**Stored data:**
== Segment start ==

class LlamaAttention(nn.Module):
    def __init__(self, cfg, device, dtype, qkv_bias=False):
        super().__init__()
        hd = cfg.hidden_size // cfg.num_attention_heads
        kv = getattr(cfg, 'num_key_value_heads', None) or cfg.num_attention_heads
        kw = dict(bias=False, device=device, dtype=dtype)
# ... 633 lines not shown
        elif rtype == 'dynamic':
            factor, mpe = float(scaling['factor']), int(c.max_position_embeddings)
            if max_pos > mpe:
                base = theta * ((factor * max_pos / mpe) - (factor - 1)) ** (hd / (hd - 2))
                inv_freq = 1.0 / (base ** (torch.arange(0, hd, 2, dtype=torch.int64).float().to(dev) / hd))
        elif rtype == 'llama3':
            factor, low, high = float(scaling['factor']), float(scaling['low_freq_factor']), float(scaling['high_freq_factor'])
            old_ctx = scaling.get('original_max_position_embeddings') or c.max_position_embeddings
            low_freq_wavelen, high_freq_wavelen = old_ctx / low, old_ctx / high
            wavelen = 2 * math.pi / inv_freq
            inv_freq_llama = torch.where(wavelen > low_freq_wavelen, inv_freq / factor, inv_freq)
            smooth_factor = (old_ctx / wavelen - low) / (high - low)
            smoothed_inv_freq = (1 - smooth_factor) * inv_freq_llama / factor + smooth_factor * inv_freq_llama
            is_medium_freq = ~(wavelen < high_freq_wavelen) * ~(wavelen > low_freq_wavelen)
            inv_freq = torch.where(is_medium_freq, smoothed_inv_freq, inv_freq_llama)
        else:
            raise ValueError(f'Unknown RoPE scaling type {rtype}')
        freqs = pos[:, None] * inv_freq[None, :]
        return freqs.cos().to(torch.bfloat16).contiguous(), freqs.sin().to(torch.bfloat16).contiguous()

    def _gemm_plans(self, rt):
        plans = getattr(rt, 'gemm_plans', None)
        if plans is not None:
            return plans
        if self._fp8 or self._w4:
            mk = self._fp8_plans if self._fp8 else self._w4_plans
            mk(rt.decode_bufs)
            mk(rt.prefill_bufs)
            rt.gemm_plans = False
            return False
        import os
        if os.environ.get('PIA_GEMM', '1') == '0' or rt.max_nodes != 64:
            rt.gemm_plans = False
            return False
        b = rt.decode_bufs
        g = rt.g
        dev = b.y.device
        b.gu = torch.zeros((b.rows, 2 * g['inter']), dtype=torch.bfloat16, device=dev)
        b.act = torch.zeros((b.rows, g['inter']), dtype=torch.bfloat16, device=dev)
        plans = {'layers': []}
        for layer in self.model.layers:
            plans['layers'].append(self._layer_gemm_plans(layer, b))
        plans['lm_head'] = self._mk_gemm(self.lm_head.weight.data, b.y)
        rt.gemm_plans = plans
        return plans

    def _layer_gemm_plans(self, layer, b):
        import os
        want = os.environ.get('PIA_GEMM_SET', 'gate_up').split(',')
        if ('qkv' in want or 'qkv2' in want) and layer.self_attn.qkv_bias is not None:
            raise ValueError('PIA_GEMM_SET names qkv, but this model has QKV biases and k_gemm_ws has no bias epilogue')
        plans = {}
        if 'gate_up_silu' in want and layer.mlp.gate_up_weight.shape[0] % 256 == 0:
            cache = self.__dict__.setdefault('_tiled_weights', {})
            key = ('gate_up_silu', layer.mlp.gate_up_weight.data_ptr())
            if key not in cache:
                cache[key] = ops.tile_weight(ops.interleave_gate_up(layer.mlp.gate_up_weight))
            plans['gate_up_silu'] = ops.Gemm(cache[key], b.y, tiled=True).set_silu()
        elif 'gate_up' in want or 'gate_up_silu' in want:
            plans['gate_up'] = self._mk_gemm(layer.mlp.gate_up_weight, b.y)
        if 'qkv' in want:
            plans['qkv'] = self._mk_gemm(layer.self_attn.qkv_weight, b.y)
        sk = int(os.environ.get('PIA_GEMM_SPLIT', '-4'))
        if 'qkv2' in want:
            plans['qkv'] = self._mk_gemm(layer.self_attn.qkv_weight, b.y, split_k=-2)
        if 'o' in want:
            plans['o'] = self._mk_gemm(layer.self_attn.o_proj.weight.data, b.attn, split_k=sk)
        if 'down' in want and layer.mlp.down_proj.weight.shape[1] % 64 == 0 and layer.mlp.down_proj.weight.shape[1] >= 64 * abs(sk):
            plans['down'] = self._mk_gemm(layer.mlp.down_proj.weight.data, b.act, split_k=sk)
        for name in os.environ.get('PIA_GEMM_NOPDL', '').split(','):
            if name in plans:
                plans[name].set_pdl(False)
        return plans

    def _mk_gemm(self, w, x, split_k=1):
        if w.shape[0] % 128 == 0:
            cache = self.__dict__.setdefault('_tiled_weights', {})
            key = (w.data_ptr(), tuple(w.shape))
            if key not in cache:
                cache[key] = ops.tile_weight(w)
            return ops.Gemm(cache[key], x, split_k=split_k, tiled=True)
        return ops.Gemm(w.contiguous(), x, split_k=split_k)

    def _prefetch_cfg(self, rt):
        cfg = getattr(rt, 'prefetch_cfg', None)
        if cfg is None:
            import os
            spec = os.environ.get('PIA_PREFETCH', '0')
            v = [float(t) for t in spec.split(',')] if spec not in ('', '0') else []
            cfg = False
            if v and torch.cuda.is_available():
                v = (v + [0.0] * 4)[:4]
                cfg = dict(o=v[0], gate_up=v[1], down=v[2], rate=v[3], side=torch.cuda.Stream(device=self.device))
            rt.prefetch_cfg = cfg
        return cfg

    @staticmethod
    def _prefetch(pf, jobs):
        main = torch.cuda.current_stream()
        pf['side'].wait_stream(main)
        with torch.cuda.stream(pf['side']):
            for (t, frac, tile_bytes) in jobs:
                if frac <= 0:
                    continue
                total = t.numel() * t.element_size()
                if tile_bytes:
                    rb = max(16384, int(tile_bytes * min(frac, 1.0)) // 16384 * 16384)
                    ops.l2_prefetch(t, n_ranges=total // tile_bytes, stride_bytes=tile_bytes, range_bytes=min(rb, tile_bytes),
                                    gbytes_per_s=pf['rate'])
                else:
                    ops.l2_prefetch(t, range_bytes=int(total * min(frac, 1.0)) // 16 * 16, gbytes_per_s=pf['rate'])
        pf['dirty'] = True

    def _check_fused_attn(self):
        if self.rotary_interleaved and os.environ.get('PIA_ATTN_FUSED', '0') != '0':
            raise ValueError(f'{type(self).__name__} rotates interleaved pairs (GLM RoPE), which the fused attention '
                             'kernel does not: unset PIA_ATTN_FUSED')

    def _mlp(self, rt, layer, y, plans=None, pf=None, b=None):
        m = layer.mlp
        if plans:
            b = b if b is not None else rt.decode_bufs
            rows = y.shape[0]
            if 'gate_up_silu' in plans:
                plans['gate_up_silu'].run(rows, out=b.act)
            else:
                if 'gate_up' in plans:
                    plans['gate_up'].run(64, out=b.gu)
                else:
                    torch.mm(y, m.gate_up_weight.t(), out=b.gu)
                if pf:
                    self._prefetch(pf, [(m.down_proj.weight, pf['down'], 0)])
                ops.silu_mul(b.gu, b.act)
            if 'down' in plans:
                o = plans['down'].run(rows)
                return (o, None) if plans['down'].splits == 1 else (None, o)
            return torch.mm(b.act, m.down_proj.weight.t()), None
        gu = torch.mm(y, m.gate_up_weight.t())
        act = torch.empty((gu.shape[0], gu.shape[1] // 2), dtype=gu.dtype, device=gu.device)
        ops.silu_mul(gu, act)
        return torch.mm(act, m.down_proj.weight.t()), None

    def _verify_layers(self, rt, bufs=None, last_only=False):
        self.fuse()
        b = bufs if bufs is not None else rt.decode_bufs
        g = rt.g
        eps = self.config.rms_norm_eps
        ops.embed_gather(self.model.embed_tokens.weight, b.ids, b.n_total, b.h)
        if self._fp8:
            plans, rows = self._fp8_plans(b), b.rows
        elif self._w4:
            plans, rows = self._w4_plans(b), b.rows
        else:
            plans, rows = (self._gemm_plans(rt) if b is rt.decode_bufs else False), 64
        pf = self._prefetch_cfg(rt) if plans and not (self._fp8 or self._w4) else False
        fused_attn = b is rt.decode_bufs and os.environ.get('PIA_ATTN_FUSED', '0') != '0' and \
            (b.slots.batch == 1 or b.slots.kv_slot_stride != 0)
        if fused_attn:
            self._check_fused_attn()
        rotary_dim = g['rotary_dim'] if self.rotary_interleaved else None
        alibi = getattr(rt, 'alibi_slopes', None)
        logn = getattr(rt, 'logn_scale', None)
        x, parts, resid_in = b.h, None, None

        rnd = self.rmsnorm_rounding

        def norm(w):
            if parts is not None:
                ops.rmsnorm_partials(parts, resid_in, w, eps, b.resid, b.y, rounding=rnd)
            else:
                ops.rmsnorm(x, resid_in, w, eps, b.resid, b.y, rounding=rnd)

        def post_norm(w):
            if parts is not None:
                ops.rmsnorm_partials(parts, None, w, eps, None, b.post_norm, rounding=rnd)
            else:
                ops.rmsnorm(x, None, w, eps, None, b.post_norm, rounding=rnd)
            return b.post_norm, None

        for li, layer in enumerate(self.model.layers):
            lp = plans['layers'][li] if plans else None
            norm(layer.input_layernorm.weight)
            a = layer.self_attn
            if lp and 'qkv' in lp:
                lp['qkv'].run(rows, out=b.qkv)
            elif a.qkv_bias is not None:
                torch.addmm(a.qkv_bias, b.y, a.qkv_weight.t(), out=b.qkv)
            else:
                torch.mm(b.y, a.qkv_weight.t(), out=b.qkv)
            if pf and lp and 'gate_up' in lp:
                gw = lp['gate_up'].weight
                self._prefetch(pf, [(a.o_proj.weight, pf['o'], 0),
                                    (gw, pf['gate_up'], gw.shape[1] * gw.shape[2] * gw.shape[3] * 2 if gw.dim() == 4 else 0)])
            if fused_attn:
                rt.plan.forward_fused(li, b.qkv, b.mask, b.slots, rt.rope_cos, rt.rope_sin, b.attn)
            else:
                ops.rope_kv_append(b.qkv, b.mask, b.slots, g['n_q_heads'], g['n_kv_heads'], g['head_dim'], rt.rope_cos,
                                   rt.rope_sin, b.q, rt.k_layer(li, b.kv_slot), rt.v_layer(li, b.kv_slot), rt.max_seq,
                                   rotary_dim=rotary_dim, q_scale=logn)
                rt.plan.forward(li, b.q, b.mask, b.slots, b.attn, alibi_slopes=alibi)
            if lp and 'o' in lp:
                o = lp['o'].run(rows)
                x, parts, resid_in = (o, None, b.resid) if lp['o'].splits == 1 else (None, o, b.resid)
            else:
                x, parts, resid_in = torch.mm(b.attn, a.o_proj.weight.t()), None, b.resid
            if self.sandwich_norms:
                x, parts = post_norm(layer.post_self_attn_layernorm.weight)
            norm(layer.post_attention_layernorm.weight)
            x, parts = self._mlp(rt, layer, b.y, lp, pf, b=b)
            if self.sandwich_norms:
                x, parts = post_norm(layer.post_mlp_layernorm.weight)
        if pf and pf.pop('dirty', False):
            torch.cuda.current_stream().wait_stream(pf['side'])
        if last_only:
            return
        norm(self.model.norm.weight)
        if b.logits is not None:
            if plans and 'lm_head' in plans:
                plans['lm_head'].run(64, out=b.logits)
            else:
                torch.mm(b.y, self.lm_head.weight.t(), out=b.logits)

== Segment end ==

**WORK REQUEST:**
Restate word for word the lines of the data above, starting at the line containing "ops.Gemm(cache[key], b.y, tiled=True).set_silu()" and ending at the line containing "if 'qkv' in", both included, and nothing more.

**WRITTEN RESPONSE:**
            plans['gate_up_silu'] = ops.Gemm(cache[key], b.y, tiled=True).set_silu()
        elif 'gate_up' in want or 'gate_up_silu' in want:
            plans['gate_up'] = self._mk_gemm(layer.mlp.gate_up_weight, b.y)
        if 'qkv' in want:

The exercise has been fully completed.